Fixing Your Hacked WordPress Site

• in categories: advice • by: Michelle Balestrat

Owning your own website can come with a host of headaches, from web design to upkeep and perhaps even running your own online store. If you’re among the many users who’ve decided to opt for a WordPress installation, you might enjoy a much simpler job in running and maintaining your site.

Close up of some hands, typing at a laptop computer. WordPress is running in the browser window.

However, the popularity of WordPress makes it a particularly rewarding target for hackers. We’ve previously covered how to safeguard your WordPress site, but if the worst should happen, what can you do to repair the damage?

Thankfully, there are some solid steps you can take to help repair your site, and help to prevent further attacks. Read on to find out how to bounce back after a WordPress compromise.

1. Knowing when you’ve been hacked

It’s not always obvious when your WordPress site has been compromised. Particularly with its default settings, WordPress might not make it obvious if your site has been a victim of a breach.

Some common signs include the sudden appearance of popups on your site, auto-linking of keywords to external sites, ‘blacklisting’ of your domain’s email address for spam activity, loss of information, or suspension of your hosting account. Of course, your site might also have been deleted or defaced – both of which are easier to spot.

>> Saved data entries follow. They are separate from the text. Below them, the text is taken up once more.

## Use buffer loads/stores with OOB clamping and reciprocal division in fused gate kernel

Global input loads, output row stores and index-tap stores in the fused gate block kernel now go through AMD buffer resource descriptors. Per-lane bound checks are replaced by out-of-range offsets that the hardware returns as zero or drops, and 64-bit address math becomes 32-bit offsets. Integer divisions by non-power-of-two constants are replaced with compile-time-verified 24-bit multiply-shift reciprocals. LDS writes and reads now use precomputed per-lane byte addresses. The aim is fewer VALU instructions for addressing and predication, at the cost of a new channel-count limit and reliance on buffer OOB semantics.

```diff
diff --git a/scale_imagenet_amd/csrc/gate_fused.hip b/scale_imagenet_amd/csrc/gate_fused.hip
--- a/scale_imagenet_amd/csrc/gate_fused.hip
+++ b/scale_imagenet_amd/csrc/gate_fused.hip
@@ -60,6 +60,50 @@
   uint32_t y = (x | (x << 8)) & 0x00FF00FFu;
   return (y | (y << 4)) & 0x0F0F0F0Fu;
 }
+
+constexpr uint32_t kOob = 0x7FFF0000u;
+constexpr int kRsrcFlags = 0x00020000;
+typedef uint32_t u32x2 __attribute__((ext_vector_type(2)));
+
+template <typename T>
+__device__ inline T buf_load(__amdgpu_buffer_rsrc_t rs, uint32_t voff, uint32_t soff) {
+  if constexpr (sizeof(T) == 8) return (T)__builtin_bit_cast(uint64_t, __builtin_amdgcn_raw_buffer_load_b64(rs, (int)voff, (int)soff, 0));
+  else if constexpr (sizeof(T) == 4) return (T)__builtin_amdgcn_raw_buffer_load_b32(rs, (int)voff, (int)soff, 0);
+  else return (T)__builtin_amdgcn_raw_buffer_load_b16(rs, (int)voff, (int)soff, 0);
+}
+template <typename T>
+__device__ inline void buf_store(T v, __amdgpu_buffer_rsrc_t rs, uint32_t voff, uint32_t soff) {
+  static_assert(sizeof(T) == 4 || sizeof(T) == 2, "output rows and branch dwords");
+  if constexpr (sizeof(T) == 4) __builtin_amdgcn_raw_buffer_store_b32((uint32_t)v, rs, (int)voff, (int)soff, 0);
+  else __builtin_amdgcn_raw_buffer_store_b16((uint16_t)v, rs, (int)voff, (int)soff, 0);
+}
+
+template <int D, int MAXV>
+struct SmallDiv {
+  static constexpr bool exact(int s) {
+    const uint64_t m = (((uint64_t)1 << s) + D - 1) / D;
+    if (m >= (1u << 24) || (uint64_t)MAXV * m >= ((uint64_t)1 << 32)) return false;
+    for (uint64_t v = 0; v <= (uint64_t)MAXV; ++v)
+      if (((v * m) >> s) != v / D) return false;
+    return true;
+  }
+  static constexpr int pick() {
+    for (int s = 8; s < 32; ++s)
+      if (exact(s)) return s;
+    return -1;
+  }
+  static constexpr int S = pick();
+  static_assert(S > 0 && MAXV < (1 << 24), "no 24-bit reciprocal divides this range exactly");
+  static constexpr uint32_t M = (uint32_t)((((uint64_t)1 << S) + D - 1) / D);
+  template <int ADD = 0>
+  __device__ static inline uint32_t div(uint32_t v) {
+    if constexpr ((D & (D - 1)) == 0) return (v + ADD) / D;
+    else return (__umul24(v, M) + (uint32_t)ADD * M) >> S;
+  }
+};
+
+typedef __attribute__((address_space(3))) uint16_t *lds_u16_t;
+__device__ inline void lds_write_u16(uint32_t addr, uint32_t v) { *(lds_u16_t)(uintptr_t)addr = (uint16_t)v; }
 
 typedef uint16_t u16x2 __attribute__((ext_vector_type(2)));
 
@@ -165,7 +209,6 @@
     asm volatile("" : "+v"(t));
     return t;
   };
-  const TI *const x = (const TI *)a.x;
 
   const uint8_t *const src_c3 = a.img_c3 + (size_t)st * kFBuf;
   const uint8_t *const src_dw0 = a.img_dw + (size_t)(2 * st) * kFBuf, *const src_dw1 = src_dw0 + kFBuf;
@@ -174,47 +217,62 @@
   constexpr int RMAX = fused_round<HO>();
   constexpr int TA = (RMAX * HP + kFT / 16 - 1) / (kFT / 16);
   static_assert(RMAX * RG * 16 <= kFT, "one depthwise task per thread");
+  static_assert((RG & (RG - 1)) == 0, "gi / RG is a shift");
   TI ra[TA][2];
   TI rb0[4], rb1[4];
   const int R = a.R;
 
+  constexpr uint32_t SZ = sizeof(TI), CHB = H * SZ;
+  const uint32_t img_in = (uint32_t)a.C * CHB;
+  auto in_rows = [&](int i0, int rn) {
+    return __builtin_amdgcn_make_buffer_rsrc((void *)((const uint8_t *)a.x + (size_t)(n0 + i0) * img_in), 0, (int)(rn * img_in), kRsrcFlags);
+  };
+  using DivHP = SmallDiv<HP, TA * (kFT / 16) - 1>;
+
   auto load_a = [&](int i0, int rn) {
     const int tid = opaque_tid();
-    const int c = tid & 15, g = tid >> 4;
-#pragma unroll
-    for (int p = 0; p < TA; ++p) {
-      const int gt = p * (kFT / 16) + g;
-      const bool ok = gt < rn * HP;
-      const int im = ok ? gt / HP : 0, py = ok ? gt - (gt / HP) * HP : 0;
-      const TI *src = x + ((size_t)(n0 + i0 + im) * a.C + 16 * q + c) * H + 2 * py;
-      ra[p][0] = ok ? src[0] : (TI)0;
-      ra[p][1] = ok ? src[1] : (TI)0;
-    }
+    const uint32_t c = tid & 15, g = tid >> 4;
+    const __amdgpu_buffer_rsrc_t rs = in_rows(i0, rn);
+    const uint32_t soff = (uint32_t)(16 * q) * CHB;
+    const uint32_t lane_off = c * CHB + g * (2 * SZ), per_im = img_in - HP * 2 * SZ;
+    static_for<0, TA>([&](auto pc) {
+      constexpr int p = decltype(pc)::value;
+      const uint32_t off = __umul24(DivHP::template div<p * (kFT / 16)>(g), per_im) + lane_off;
+      ra[p][0] = buf_load<TI>(rs, off + p * (kFT / 16) * 2 * SZ, soff);
+      ra[p][1] = buf_load<TI>(rs, off + p * (kFT / 16) * 2 * SZ + SZ, soff);
+    });
   };
   auto load_b = [&](int i0, int rn, int sub, TI (&rb)[4]) {
     const int tid = opaque_tid();
-    const int c4 = tid & 3, r = (tid >> 2) & 3, gi = tid >> 4;
-    const int im = gi / RG, rg = gi - im * RG;
-    const int oy = 4 * rg + r;
-    const bool ok = im < rn && oy < HO;
-    const TI *src = x + ((size_t)(n0 + i0 + (ok ? im : 0)) * a.C + 8 * st + 4 * sub + c4) * H;
-#pragma unroll
-    for (int kh = 0; kh < 4; ++kh) {
-      const int iy = 2 * oy - 2 + kh;
-      rb[kh] = (ok && iy >= 0 && iy < H) ? src[iy] : (TI)0;
-    }
+    const uint32_t c4 = tid & 3, r = (tid >> 2) & 3, gi = tid >> 4;
+    const uint32_t im = gi / RG, oy = 4 * (gi % RG) + r;
+    const __amdgpu_buffer_rsrc_t rs = in_rows(i0, rn);
+    const uint32_t soff = (uint32_t)(8 * st + 4 * sub) * CHB;
+    static_assert(2 * HO >= H && 2 * HO - 3 <= H - 1, "the window rows of oy < HO, and only those, can lie inside the picture");
+    const uint32_t mid = __umul24(im, img_in) + c4 * CHB + oy * (2 * SZ);
+    const uint32_t up = oy - 1 < (uint32_t)(HO - 1) ? mid - 2 * SZ : kOob;
+    const uint32_t dn0 = 2 * oy < (uint32_t)H ? mid : kOob, dn1 = 2 * oy + 1 < (uint32_t)H ? mid : kOob;
+    rb[0] = buf_load<TI>(rs, up, soff);
+    rb[1] = buf_load<TI>(rs, up + SZ, soff);
+    rb[2] = buf_load<TI>(rs, dn0, soff);
+    rb[3] = buf_load<TI>(rs, dn1 + SZ, soff);
   };
 
   auto phase_a = [&](int rn, const uint8_t *tab) {
     if constexpr (kSkip & 2) return;
     const int tid = opaque_tid();
-    for (int t = tid; t < rn * (HO + WO - 1); t += kFT) {
-      const int im = t / (HO + WO - 1), e = t - im * (HO + WO - 1);
-      const int edge = a.off34 ? 0 : HO - 1;
-      const int pix = e < WO ? edge * WO + e : (e - WO + (a.off34 ? 1 : 0)) * WO + edge;
-      *(uint16_t *)((uint8_t *)(S + im * PIX + pix) + 2) = 0;
-    }
-    const int g = tid >> 4, j = tid & 15;
+    constexpr int BORDER = HO + WO - 1;
+    static_assert(RMAX * BORDER <= kFT, "one border element per thread");
+    const uint32_t s_bytes = lds_addr(S) + 2;
+    if (tid < rn * BORDER) {
+      const uint32_t im = SmallDiv<BORDER, RMAX * BORDER - 1>::div((uint32_t)tid), e = (uint32_t)tid - __umul24(im, BORDER);
+      const uint32_t edge = a.off34 ? 0 : HO - 1;
+      const uint32_t pix = e < (uint32_t)WO ? edge * WO + e : (e - WO + (a.off34 ? 1 : 0)) * WO + edge;
+      lds_write_u16(s_bytes + 4 * (__umul24(im, PIX) + pix), 0);
+    }
+    const uint32_t g = tid >> 4, j = tid & 15;
+    const uint32_t lane_dst = s_bytes + 4 * ((uint32_t)a.off34 * (WO + 1) + 8 * (j & 1) + (j >> 1)) + g * (4 * WO);
+    const int tasks = rn * HP;
     const uint32_t tb = lds_addr(tab);
     constexpr int CHUNKS = W > 32 ? 2 : 1, TPB = 2 / CHUNKS;
     static_assert(TA % TPB == 0, "phase A walks whole batches");
@@ -246,18 +304,15 @@
 #pragma unroll
       for (int u = 0; u < 2; ++u) {
         const int p = bt * TPB + (CHUNKS == 2 ? 0 : u), k = CHUNKS == 2 ? u : 0;
-        const int gt = p * (kFT / 16) + g;
-        const bool ok = gt < rn * HP;
-        const int im = ok ? gt / HP : 0, py = ok ? gt - (gt / HP) * HP : 0;
         const uint32_t m3 = maj4_bytes(v3[u], n3[u]), m4 = maj4_bytes(v4[u], n4[u]);
         const uint32_t sh = (uint32_t)(j & 1) * 16u;
         const uint32_t t = ((m3 >> sh) & 0xFFu) | (((m4 >> sh) & 0xFFu) << 8);
         const uint32_t dlt = ((t >> 4) ^ t) & 0x00F0u;
         const uint32_t v = t ^ dlt ^ (dlt << 4);
-        const int px = 16 * k + 8 * (j & 1) + (j >> 1);
-        if (ok && px < WP) {
-          const int pix = (py + a.off34) * WO + px + a.off34;
-          *(uint16_t *)((uint8_t *)(S + im * PIX + pix) + 2) = (uint16_t)v;
+        const uint32_t px = 16 * k + 8 * (j & 1) + (j >> 1);
+        if ((int)g < tasks - p * (kFT / 16) && px < (uint32_t)WP) {
+          const uint32_t im = DivHP::div(g + p * (kFT / 16));
+          lds_write_u16(__umul24(im, 4 * (PIX - HP * WO)) + lane_dst + (p * (kFT / 16) * 4 * WO + 16 * k * 4), v);
         }
       }
       __builtin_amdgcn_sched_barrier(0);
@@ -273,8 +328,9 @@
   auto phase_b_store = [&](int rn) {
     if constexpr (kSkip & 4) return;
     const int tid = opaque_tid();
-    const int j = tid & 15, gi = tid >> 4;
-    const int im = gi / RG, rg = gi - im * RG;
+    const int j = tid & 15;
+    const uint32_t gi = tid >> 4;
+    const int im = (int)(gi / RG), rg = (int)(gi % RG);
     constexpr int NT = WO > 16 ? 4 : 2;
     uint32_t t[NT];
     if constexpr (WO > 16) {
@@ -283,7 +339,7 @@
       t[0] = bacc[0][0]; t[1] = bacc[1][0];
     }
     transpose16_multi<NT>(t, lk);
-    uint8_t *dst = (uint8_t *)(S + im * PIX + 4 * rg * WO + j);
+    uint8_t *dst = (uint8_t *)(S + __umul24((uint32_t)im, PIX) + 4 * rg * WO + j);
     auto put = [&](uint32_t w0, uint32_t w1, int col0) {
       if (im < rn && col0 + j < WO) {
         const uint32_t lo = __builtin_amdgcn_perm(w1, w0, 0x05010400u), hi = __builtin_amdgcn_perm(w1, w0, 0x07030602u);
@@ -298,52 +354,69 @@
       put(spread_nibbles(t[2] & 0xFFFFu) | (spread_nibbles(t[2] >> 16) << 4), spread_nibbles(t[3] & 0xFFFFu) | (spread_nibbles(t[3] >> 16) << 4), 16);
   };
 
+  auto tap_dwords = [&](int i0, int rn, int tid) {
+    const uint32_t img_idx = (uint32_t)strands * (PIX * 4);
+    const __amdgpu_buffer_rsrc_t ri =
+        __builtin_amdgcn_make_buffer_rsrc((void *)((uint8_t *)a.idx + (size_t)(n0 + i0) * img_idx), 0, (int)(rn * img_idx), kRsrcFlags);
+    const uint32_t s0 = lds_addr(S);
+    for (int t = tid; t < rn * PIX; t += kFT) {
+      const uint32_t im = SmallDiv<PIX, RMAX * PIX - 1>::div((uint32_t)t);
+      buf_store<uint32_t>(lds_read_u32(s0 + 4 * t), ri, __umul24(im, img_idx - PIX * 4) + 4 * t, (uint32_t)st * (PIX * 4));
+    }
+  };
+
   auto phase_c = [&](int i0, int rn, const uint8_t *tab, int kgrp) {
     if constexpr (kSkip & 8) return;
     const int tid = opaque_tid();
-    const int lane = tid & 63, wave = __builtin_amdgcn_readfirstlane(tid >> 6);
-    const int sub = lane / LPR, ox = lane % LPR;
-    TOut *const y = (TOut *)a.y;
+    const uint32_t lane = tid & 63;
+    const int wave = __builtin_amdgcn_readfirstlane(tid >> 6);
+    const uint32_t sub = lane / LPR, ox = lane % LPR;
     constexpr int CH2 = (HO + 2 * RPW - 1) / (2 * RPW);
     constexpr int U = 2, NW = kFT / 64;
+    constexpr int TAIL = HO - (CH2 - 1) * 2 * RPW;
+    constexpr uint32_t SZO = sizeof(TOut);
     const uint32_t sel = kgrp ? 0x05040301u : 0x05040200u;
     const uint32_t tbh = lds_addr(tab) >> 16;
-    if (kgrp == 0 && a.idx)
-      for (int t = tid; t < rn * PIX; t += kFT) a.idx[((size_t)(n0 + i0 + t / PIX) * strands + st) * PIX + (t % PIX)] = S[t];
+    if (kgrp == 0 && a.idx) tap_dwords(i0, rn, tid);
+    const uint32_t img_out = (uint32_t)(2 * a.C) * (HO * SZO);
+    const __amdgpu_buffer_rsrc_t ry =
+        __builtin_amdgcn_make_buffer_rsrc((void *)((uint8_t *)a.y + (size_t)(n0 + i0) * img_out), 0, (int)(rn * img_out), kRsrcFlags);
+    const uint32_t y_strand = (uint32_t)(16 * st + 8 * kgrp) * (HO * SZO);
+    const uint32_t lrow = sub + ((lane >> 3) & 1) * RPW;
+    const uint32_t y_lane = (lane & (LPR - 1)) < 16 ? (lane & 7) * (HO * SZO) + lrow * SZO : kOob;
+    const uint32_t y_tail = lrow < (uint32_t)TAIL ? y_lane : kOob;
+    const uint32_t s_lane = lds_addr(S) + 4 * (sub * WO + ox);
+    const bool col = ox < (uint32_t)WO, tail0 = col && sub < (uint32_t)TAIL, tail1 = col && sub + RPW < (uint32_t)TAIL;
     for (int wt0 = wave; wt0 < rn * CH2; wt0 += U * NW) {
       uint32_t w[U], d0[U], d1[U];
-      int im[U], oy[U];
 #pragma unroll
       for (int u = 0; u < U; ++u) {
         const int wt = wt0 + u * NW;
-        im[u] = wt / CH2;
-        oy[u] = (wt - im[u] * CH2) * 2 * RPW + sub;
-        const bool live = wt < rn * CH2 && ox < WO;
-        d0[u] = live && oy[u] < HO ? S[im[u] * PIX + oy[u] * WO + ox] : 0u;
-        d1[u] = live && oy[u] + RPW < HO ? S[im[u] * PIX + (oy[u] + RPW) * WO + ox] : 0u;
+        const int im = wt / CH2, ch = wt - im * CH2;
+        const bool live = wt < rn * CH2, tail = ch == CH2 - 1;
+        const uint32_t sa = s_lane + (uint32_t)(4 * (im * PIX + ch * 2 * RPW * WO));
+        d0[u] = live && (tail ? tail0 : col) ? lds_read_u32(sa) : 0u;
+        d1[u] = live && (tail ? tail1 : col) ? lds_read_u32(sa + RPW * WO * 4) : 0u;
       }
 #pragma unroll
       for (int u = 0; u < U; ++u)
-        w[u] = ox < WO ? lds_read_u8(__builtin_amdgcn_perm(tbh, d0[u], sel)) | (lds_read_u8(__builtin_amdgcn_perm(tbh, d1[u], sel)) << 8)
-                       : 0u;
+        w[u] = col ? lds_read_u8(__builtin_amdgcn_perm(tbh, d0[u], sel)) | (lds_read_u8(__builtin_amdgcn_perm(tbh, d1[u], sel)) << 8)
+                   : 0u;
       transpose16_multi<U>(w, lk);
 #pragma unroll
       for (int u = 0; u < U; ++u) {
         const uint32_t piece = w[u] & 0xFFFFu;
         uint32_t rowbits = piece;
         if constexpr (LPR == 32) rowbits |= (uint32_t)__shfl_xor((int)piece, 16) << 16;
-        const int row = oy[u] + ((lane >> 3) & 1) * RPW;
-        if (wt0 + u * NW < rn * CH2 && (lane & (LPR - 1)) < 16 && row < HO)
-          y[((uint32_t)(n0 + i0 + im[u]) * (uint32_t)(2 * a.C) + 16 * st + 8 * kgrp + (lane & 7)) * HO + row] = (TOut)rowbits;
-      }
-    }
-  };
-
-  auto phase_out = [&](int i0, int rn) {
-    const int tid = opaque_tid();
-    for (int t = tid; t < rn * PIX; t += kFT)
-      a.idx[((size_t)(n0 + i0 + t / PIX) * strands + st) * PIX + (t % PIX)] = S[t];
-  };
+        const int wt = wt0 + u * NW;
+        const int im = wt / CH2, ch = wt - im * CH2;
+        if (wt < rn * CH2)
+          buf_store<TOut>((TOut)rowbits, ry, ch == CH2 - 1 ? y_tail : y_lane, (uint32_t)im * img_out + y_strand + (uint32_t)(ch * 2 * RPW) * SZO);
+      }
+    }
+  };
+
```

2. Contacting your hosting provider

Your web host is instrumental in helping you recover from a site breach. A good hosting company should help you through the recovery process, so a call to your host’s technical support should be your first response to any security compromise involving your site.

Your host might be able to provide information about when and how a hacker gained access to your site, as well as possible points of entry or methods used. Additionally, they may be able to help you restore your site’s original content if it has been deleted or defaced.

If you discover that your hosting provider isn’t helpful in this regard, you can take the opportunity to switch your web host once you get your site in working order again. No matter how cheap they may appear, a negligent host simply isn’t worth your money.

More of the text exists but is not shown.